## TASK PROMPT
Could you filter the data below down to the lines that hold the word "ShapePlan"?

-- DATA SHOWN follows --

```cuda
static int find_plan(ctd_handle* h, int32_t n, int32_t ph, int32_t pw, ShapePlan** out, int input = INPUT_U8) {
// ... 451 lines not shown
  if (e == cudaSuccess) {
    if (h->elem == 4) from_f32_kernel<float><<<unsigned((elems + 255) / 256), 256, 0, h->stream>>>(tmp, static_cast<float*>(h->d_buf[buf]), elems);
    else from_f32_kernel<__half><<<unsigned((elems + 255) / 256), 256, 0, h->stream>>>(tmp, static_cast<__half*>(h->d_buf[buf]), elems);
    if (h->cfg.precision == CTD_PREC_SPLIT_TC) {
      const size_t npix = elems / b.channels;
      __half* hi = static_cast<__half*>(h->d_buf16[buf]);
      e = split_planes_launch(static_cast<const float*>(h->d_buf[buf]), hi, hi + elems, npix, b.channels, b.channels, h->stream);
    }
    if (e == cudaSuccess) e = cudaStreamSynchronize(h->stream);
  }
  cudaFree(tmp);
  CK(e);
  return CTD_OK;
}

extern "C" int ctd_debug_run_ops(ctd_handle* h, const uint8_t* pages, int32_t n, int32_t ph, int32_t pw, int32_t first_op,
                                 int32_t last_op) {
  if (!h) return CTD_E_INVALID;
  if (first_op < 0 || last_op >= int(h->ops.size()) || first_op > last_op) return ctd_fail(h, CTD_E_INVALID, "bad op range");
  ShapePlan* sp = nullptr;
  if (int rc = find_plan(h, n, ph, pw, &sp)) return rc;
  if (pages) CK(cudaMemcpyAsync(h->d_pages, pages, size_t(n) * ph * pw * 3, cudaMemcpyHostToDevice, h->stream));
  int cnt = 0;
  for (int i = first_op; i <= last_op; ++i)
    if (int rc = run_one_op(h, size_t(i), n, ph, pw, *sp, &cnt)) return rc;
  CK(cudaStreamSynchronize(h->stream));
  h->n = n; h->ph = ph; h->pw = pw;
  h->have_forward = true;
  h->last_launches = cnt;
  return CTD_OK;
// ... 53 lines not shown
```

### comic-text-detector_b200/csrc/engine.h

```cpp
#pragma once
#include <cuda.h>
#include <cuda_runtime.h>
#include <stdint.h>

#include <math.h>

#include <algorithm>
#include <array>
#include <condition_variable>
#include <deque>
#include <map>
#include <mutex>
#include <optional>
#include <string>
#include <thread>
#include <tuple>
#include <vector>

#include "kernels.h"

using ctd::ConvTcPlan;
using ctd::ConvEndsPlan;
using ctd::NmsWorkspace;
using ctd::PFN_encodeTiled;
// ... 114 lines not shown
struct RegionJob {
  std::vector<ctd::RegionDev> regs;
  std::vector<ctd::RegionTile> tiles;
  size_t out_bytes = 0;
  int add(const ctd_region* plan, int n, long long page_off, int ih, int iw, long long out_base);
  size_t table_bytes() const;
  void write_tables(char* dst) const;
};

enum { INPUT_U8 = 0, INPUT_F32 = 1 };

struct ShapePlan {
  int input = INPUT_U8;
  std::vector<ConvTcPlan> tc;
  std::vector<ConvEndsPlan> ends;
  cudaGraphExec_t graph = nullptr;
  int launches = 0;
};
struct ctd_handle {
  ctd_config cfg{};
  std::vector<ctd_op> ops;
  std::vector<ctd_bufdesc> bufs;
  std::vector<std::array<float, 7>> detect_prm;
  std::string err;
  cudaStream_t stream = nullptr;
  cudaEvent_t ev0 = nullptr, ev1 = nullptr, tev0 = nullptr, tev1 = nullptr;
  std::vector<cudaEvent_t> op_events;
  PFN_encodeTiled enc = nullptr;
  char* d_blob = nullptr;
  size_t blob_bytes = 0;
// ... 67 lines not shown
```

### comic-text-detector_b200/csrc/kernels.h

```cpp
#pragma once
#include <cuda.h>
#include <cuda_fp16.h>
#include <cuda_runtime.h>
#include <stdint.h>

#include "../../include/ctd_b200.h"

namespace ctd {

constexpr int kMaxTaps = 9;

constexpr float kSplitLoScale = 2048.0f;
constexpr float kSplitLoUnscale = 1.0f / 2048.0f;
constexpr int kMaxPhases = 4;

struct ConvGeom {
  int n_img;
  int gh, gw;
  int dst_h, dst_w;
  int out_mul;
  int n_phase;
  int taps;
  int cin_total;
  int k_total;
// ... 20 lines not shown
  int src_kblocks[CTD_MAX_SRC];
  int tiles_x, tiles_y;
  int8_t tap_map[kMaxPhases][kMaxTaps];
  __half* dst;
  int dst_map_cols;
  const float* bias;
  float* blks;
  int blks_rows_per_img;
  int level_row0;
  float det_stride;
  float anchor_wh[6];
  int nc;
  int split;
  int split_img_off;
  int split_row_off;
};
static_assert(sizeof(ConvTcParams) <= 4096, "ConvTcParams: kernel parameters are limited to 4 KB");

struct ConvTcPlan {
  ConvTcParams p;
  int block_n;
  int tile_h;
  dim3 grid;
  size_t smem_bytes;
};

typedef CUresult (*PFN_encodeTiled)(CUtensorMap*, CUtensorMapDataType, cuuint32_t, void*, const cuuint64_t*,
                                    const cuuint64_t*, const cuuint32_t*, const cuuint32_t*, CUtensorMapInterleave,
                                    CUtensorMapSwizzle, CUtensorMapL2promotion, CUtensorMapFloatOOBfill);

const char* conv_tc_plan(ConvTcPlan& plan, PFN_encodeTiled enc, const ConvGeom& g, const void* const src_ptr[],
                         const int src_coff[], const void* w16, const float* bias, __half* dst, int split = 0);
cudaError_t conv_tc_launch(const ConvTcPlan& plan, cudaStream_t s);
cudaError_t conv_tc_init();

enum { CTD_END_NONE = 0, CTD_END_STEM = 1, CTD_END_SEG = 2, CTD_END_STEM_F16 = 3 };
struct alignas(64) ConvEndsParams {
  CUtensorMap a_map;
  CUtensorMap b_map;
  CUtensorMap d_map;
  int n_img, gh, gw;
  int tiles_x, tiles_y;
  const float* bias;
  float* mask_f32;
  uint8_t* mask_u8;
};
struct ConvEndsPlan {
// ... 127 lines not shown
```

### include/ctd_b200.h

```cpp
#ifndef CTD_B200_H_
#define CTD_B200_H_

#include <stddef.h>
#include <stdint.h>

#ifdef __cplusplus
extern "C" {
#endif

#define CTD_ABI_VERSION 2
#if defined(__GNUC__)
#define CTD_API __attribute__((visibility("default")))
#else
#define CTD_API
#endif

#define CTD_OK 0
#define CTD_E_INVALID (-1)
#define CTD_E_CUDA (-2)
#define CTD_E_NO_DEVICE (-3)
#define CTD_E_SHAPE (-4)
#define CTD_E_CAPACITY (-5)


// ... 92 lines not shown

CTD_API int ctd_submit(ctd_handle* h, int32_t slot, const uint8_t* pages_host, int32_t n, int32_t ph, int32_t pw,
                       void* results_host);
CTD_API int ctd_collect(ctd_handle* h, int32_t slot);
CTD_API int ctd_results_bytes(ctd_handle* h, size_t* bytes);

CTD_API int ctd_join(ctd_handle* h, ctd_handle* other);

CTD_API int ctd_last_forward_ms(ctd_handle* h, float* ms);
CTD_API int ctd_last_launch_count(ctd_handle* h, int32_t* launches);
CTD_API int ctd_debug_read_buffer(ctd_handle* h, int32_t buf, float* out, size_t out_elems);
CTD_API int ctd_debug_write_buffer(ctd_handle* h, int32_t buf, const float* in, int32_t n, int32_t ph, int32_t pw);

CTD_API int ctd_debug_run_ops(ctd_handle* h, const uint8_t* pages, int32_t n, int32_t ph, int32_t pw, int32_t first_op,
                              int32_t last_op);

CTD_API int ctd_timer_start(ctd_handle* h);
CTD_API int ctd_timer_stop(ctd_handle* h, float* ms);
CTD_API int ctd_profile_forward(ctd_handle* h, const uint8_t* pages, int32_t n, int32_t ph, int32_t pw,
                                int32_t pages_on_device, float* op_ms, int32_t cap);
typedef struct ctd_device_outputs {
  void* stream;
  void* mask_u8;
  void* det;
  void* det_count;
  void* bitmap;
  void* labels;
  void* n_labels;
  void* line_boxes;
  void* line_scores;
// ... 116 lines not shown
```

Before: 1119.

## Fuse 1x1 follower convolutions into producer tensor-core conv epilogue

When a tensor-core conv is immediately followed by a 1x1 conv that reads a slice of its output, the producer kernel now runs the follower GEMM from its staged fp16 output tile in shared memory and stores the follower result via TMA. This removes the follower's separate launch and its re-read of the intermediate activation from global memory. It adds new kernel template instantiations, a larger parameter block and extra serial wgmma work in the producer's epilogue, which can lengthen the producer kernel and raise register pressure.

```diff
diff --git a/comic-text-detector_b200/binding.py b/comic-text-detector_b200/binding.py
--- a/comic-text-detector_b200/binding.py
+++ b/comic-text-detector_b200/binding.py
@@ -76,7 +76,7 @@
            "ctd_expand_textwindow", "ctd_detect_page", "ctd_results_layout", "ctd_submit_full", "ctd_device_arena",
            "ctd_region_plan", "ctd_transform_regions", "ctd_pages_plan", "ctd_submit_pages",
            "ctd_submit_pages_regions", "ctd_collect_regions", "ctd_submit_pages_device", "ctd_collect_device",
-           "ctd_forward_tensor"]
+           "ctd_forward_tensor", "ctd_fused_ops"]
 
 _lib = None
 
@@ -128,6 +128,7 @@
     lib.ctd_get_mask_u8_resized.argtypes = [vp, i32, i32, i32, i32, vp]
     lib.ctd_resize_linear_u8.argtypes = [vp, vp, i32, i32, i32, vp, i32, i32]
     lib.ctd_debug_run_ops.argtypes = [vp, vp, i32, i32, i32, i32, i32]
+    lib.ctd_fused_ops.argtypes = [vp, i32, i32, i32, vp, i32, C.POINTER(i32)]
     lib.ctd_get_nms_status.argtypes = [vp, vp, C.POINTER(i32)]
     lib.ctd_group_output.argtypes = [vp, vp, i32, vp, i32, i32, i32, vp, i32, vp, i32, vp, i32, vp, i32, C.POINTER(i32)]
     lib.ctd_expand_textwindow.argtypes = [i32, i32, vp, i32, vp]
@@ -370,6 +371,13 @@
         v = C.c_int32()
         self._ck(self.lib.ctd_last_launch_count(self.h, C.byref(v)))
         return v.value
+
+    def fused_pairs(self, n, h, w):
+        cap = len(self.program.ops)
+        prod = np.zeros((max(cap, 1),), np.int32)
+        k = C.c_int32()
+        self._ck(self.lib.ctd_fused_ops(self.h, n, h, w, _ptr(prod), cap, C.byref(k)))
+        return [(int(p), int(p) + 1) for p in prod[:k.value]]
 
     def debug_read(self, tensor):
         n, h, w = self.shape
diff --git a/comic-text-detector_b200/csrc/conv_tc.cu b/comic-text-detector_b200/csrc/conv_tc.cu
--- a/comic-text-detector_b200/csrc/conv_tc.cu
+++ b/comic-text-detector_b200/csrc/conv_tc.cu
@@ -120,7 +120,7 @@
   }
 }
 
-template <int BN, int TH>
+template <int BN, int TH, int NF>
 __global__ void __launch_bounds__(kThreads, 1) conv_tc_kernel(const __grid_constant__ ConvTcParams p) {
   using Cfg = TcCfg<BN, TH>;
   constexpr int MT = TH / 8;
@@ -156,6 +156,10 @@
     prefetch_tensormap(&p.b_map);
     if (p.dst != nullptr && !p.split)
       for (int ph = 0; ph < g.n_phase; ++ph) prefetch_tensormap(&p.d_map[ph]);
+    if constexpr (NF > 0) {
+      prefetch_tensormap(&p.f_b_map);
+      for (int ph = 0; ph < g.n_phase; ++ph) prefetch_tensormap(&p.f_d_map[ph]);
+    }
     for (int s = 0; s < Cfg::kStages; ++s) {
       mbar_init(full_bar + 8 * s, 1);
       mbar_init(empty_bar + 8 * s, 2);
@@ -165,6 +169,8 @@
     fence_barrier_init();
   }
   for (int i = threadIdx.x; i < g.cout_pad && i < Cfg::kBiasFloats; i += kThreads) bias_s[i] = p.bias ? p.bias[i] : 0.f;
+  if constexpr (NF > 0)
+    for (int i = threadIdx.x; i < p.f_cout_pad; i += kThreads) bias_s[g.cout_pad + i] = p.f_bias[i];
   __syncthreads();
 
   auto decode = [&](int t, int& phase, int& nblk, int& img, int& y0, int& x0) {
@@ -206,6 +212,18 @@
             kglob += g.src_c[s];
           }
         }
+        if constexpr (NF > 0) {
+          if (nblk == p.f_nblk) {
+            const uint32_t f_tx = uint32_t(NF) * uint32_t(p.f_kb_elems) * 2u;
+            for (int fk = 0; fk < p.f_kblocks; ++fk, ++it) {
+              const int stage = it % Cfg::kStages;
+              const uint32_t par = ((it / Cfg::kStages) & 1) ^ 1;
+              mbar_wait_relaxed(empty_bar + 8 * stage, par);
+              mbar_arrive_expect_tx(full_bar + 8 * stage, f_tx);
+              tma_load_2d(b_base + stage * Cfg::kBBytes, &p.f_b_map, full_bar + 8 * stage, fk * p.f_kb_elems, 0);
+            }
+          }
+        }
       }
     }
     return;
@@ -247,7 +265,7 @@
       for (int i = 0; i < R; ++i) acc[m][i] = 0.f;
 
     bool split_done = false;
-    if constexpr (BN <= 64 && TH == 8) {
+    if constexpr (BN <= 64 && TH == 8 && NF == 0) {
       if (p.split) {
         float cross[R], tmp[R];
 #pragma unroll
@@ -365,6 +383,57 @@
               out[col] = __float2half_rn(f);
             }
           }
+      }
+      if constexpr (NF > 0) {
+        if (nblk == p.f_nblk) {
+          using FCfg = TcCfg<NF, TH>;
+          constexpr uint32_t kStgRow = Cfg::kBoxN * 2;
+          const int fks = p.f_kb_elems / 16;
+          const uint64_t fb_desc0 = make_kmajor_desc(b_base, uint32_t(p.f_kb_elems) * 2u);
+          using FAcc = float[NF / 2];
+          FAcc* facc = reinterpret_cast<FAcc*>(&acc[0][0]);
+          static_assert(sizeof(acc[0]) == sizeof(FAcc) * (BN / NF), "follower accumulators");
+          for (int fk = 0; fk < p.f_kblocks; ++fk) {
+            mbar_wait(full_bar + 8 * stage, full_par);
+            const uint64_t bd = fb_desc0 + uint64_t(stage) * (Cfg::kBBytes >> 4);
+            wgmma_fence();
+            for (int ks = 0; ks < fks; ++ks) {
+              const int kc = p.f_koff + fk * p.f_kb_elems + ks * 16;
+              const uint64_t ad = make_kmajor_desc(stg + uint32_t(kc / Cfg::kBoxN) * Cfg::kBoxBytes, kStgRow) +
+                                  uint64_t(kc % Cfg::kBoxN) / 8;
+#pragma unroll
+              for (int m = 0; m < MT; ++m)
+                wgmma_bn<NF>(facc[m * (BN / NF)], ad + m * ((64u * kStgRow) >> 4), bd + 2 * ks, (fk > 0 || ks > 0) ? 1u : 0u);
+            }
+            wgmma_commit();
+            wgmma_wait<0>();
+            if (wg_leader) mbar_arrive(empty_bar + 8 * stage);
+            if (++stage == Cfg::kStages) { stage = 0; full_par ^= 1u; }
+          }
+#pragma unroll
+          for (int m = 0; m < MT; ++m) wgmma_fence_regs(facc[m * (BN / NF)]);
+          if (wg_leader) tma_store_wait_read();
+          named_barrier_sync(epi_bar, 128);
+          const float* f_bias = bias_s + g.cout_pad;
+#define CTD_FEPI(ACT) \
+  _Pragma("unroll") for (int m = 0; m < MT; ++m) stage_f16<NF, TH, ACT, false>(facc[m * (BN / NF)], f_bias, stg, m, warp & 3, lane);
+          switch (p.f_act) {
+            case CTD_ACT_SILU: CTD_FEPI(CTD_ACT_SILU) break;
+            case CTD_ACT_LEAKY: CTD_FEPI(CTD_ACT_LEAKY) break;
+            case CTD_ACT_RELU: CTD_FEPI(CTD_ACT_RELU) break;
+            case CTD_ACT_SIGMOID: CTD_FEPI(CTD_ACT_SIGMOID) break;
+            default: CTD_FEPI(CTD_ACT_NONE) break;
+          }
+#undef CTD_FEPI
+          fence_proxy_async();
+          named_barrier_sync(epi_bar, 128);
+          if (wg_leader) {
+#pragma unroll
+            for (int b = 0; b < NF / FCfg::kBoxN; ++b)
+              tma_store_4d(&p.f_d_map[phase], stg + b * FCfg::kBoxBytes, b * FCfg::kBoxN, x0, sy0, img);
+            tma_store_commit();
+          }
+        }
       }
       continue;
     }
@@ -438,19 +507,19 @@
   return r == CUDA_SUCCESS ? nullptr : "cuTensorMapEncodeTiled failed";
 }
 
-static const char* encode_dst_maps(PFN_encodeTiled enc, ConvTcParams& p, const __half* dst, int bn, int th) {
-  const ConvGeom& g = p.g;
+static const char* encode_dst_maps(PFN_encodeTiled enc, CUtensorMap (&maps)[kMaxPhases], const ConvGeom& g,
+                                   const __half* dst, int bn, int th) {
   const int boxn = bn < 64 ? bn : 64;
-  p.dst_map_cols = g.cout & ~7;
-  if (p.dst_map_cols == 0) return "conv_tc: fp16 destination needs at least 8 output channels";
+  const int cols = g.cout & ~7;
+  if (cols == 0) return "conv_tc: fp16 destination needs at least 8 output channels";
   const cuuint64_t px = cuuint64_t(g.dst_cstride) * 2;
   for (int ph = 0; ph < g.n_phase; ++ph) {
     const int ph_y = ph >> 1, ph_x = ph & 1;
     const char* base = reinterpret_cast<const char*>(dst) + size_t(g.dst_coff) * 2 + (size_t(ph_y) * g.dst_w + ph_x) * px;
-    cuuint64_t dims[4] = {cuuint64_t(p.dst_map_cols), cuuint64_t(g.gw), cuuint64_t(g.gh), cuuint64_t(g.n_img)};
+    cuuint64_t dims[4] = {cuuint64_t(cols), cuuint64_t(g.gw), cuuint64_t(g.gh), cuuint64_t(g.n_img)};
     cuuint64_t str[3] = {px * g.out_mul, px * g.dst_w * g.out_mul, px * g.dst_w * g.dst_h};
     cuuint32_t box[4] = {cuuint32_t(boxn), kTileW, cuuint32_t(th / 2), 1};
-    if (const char* e = encode_map(enc, &p.d_map[ph], base, 4, dims, str, box, boxn)) return e;
+    if (const char* e = encode_map(enc, &maps[ph], base, 4, dims, str, box, boxn)) return e;
   }
   return nullptr;
 }
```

-- DATA SHOWN concluded --

## SOLVED PROBLEM
static int find_plan(ctd_handle* h, int32_t n, int32_t ph, int32_t pw, ShapePlan** out, int input = INPUT_U8) {
  ShapePlan* sp = nullptr;
struct ShapePlan {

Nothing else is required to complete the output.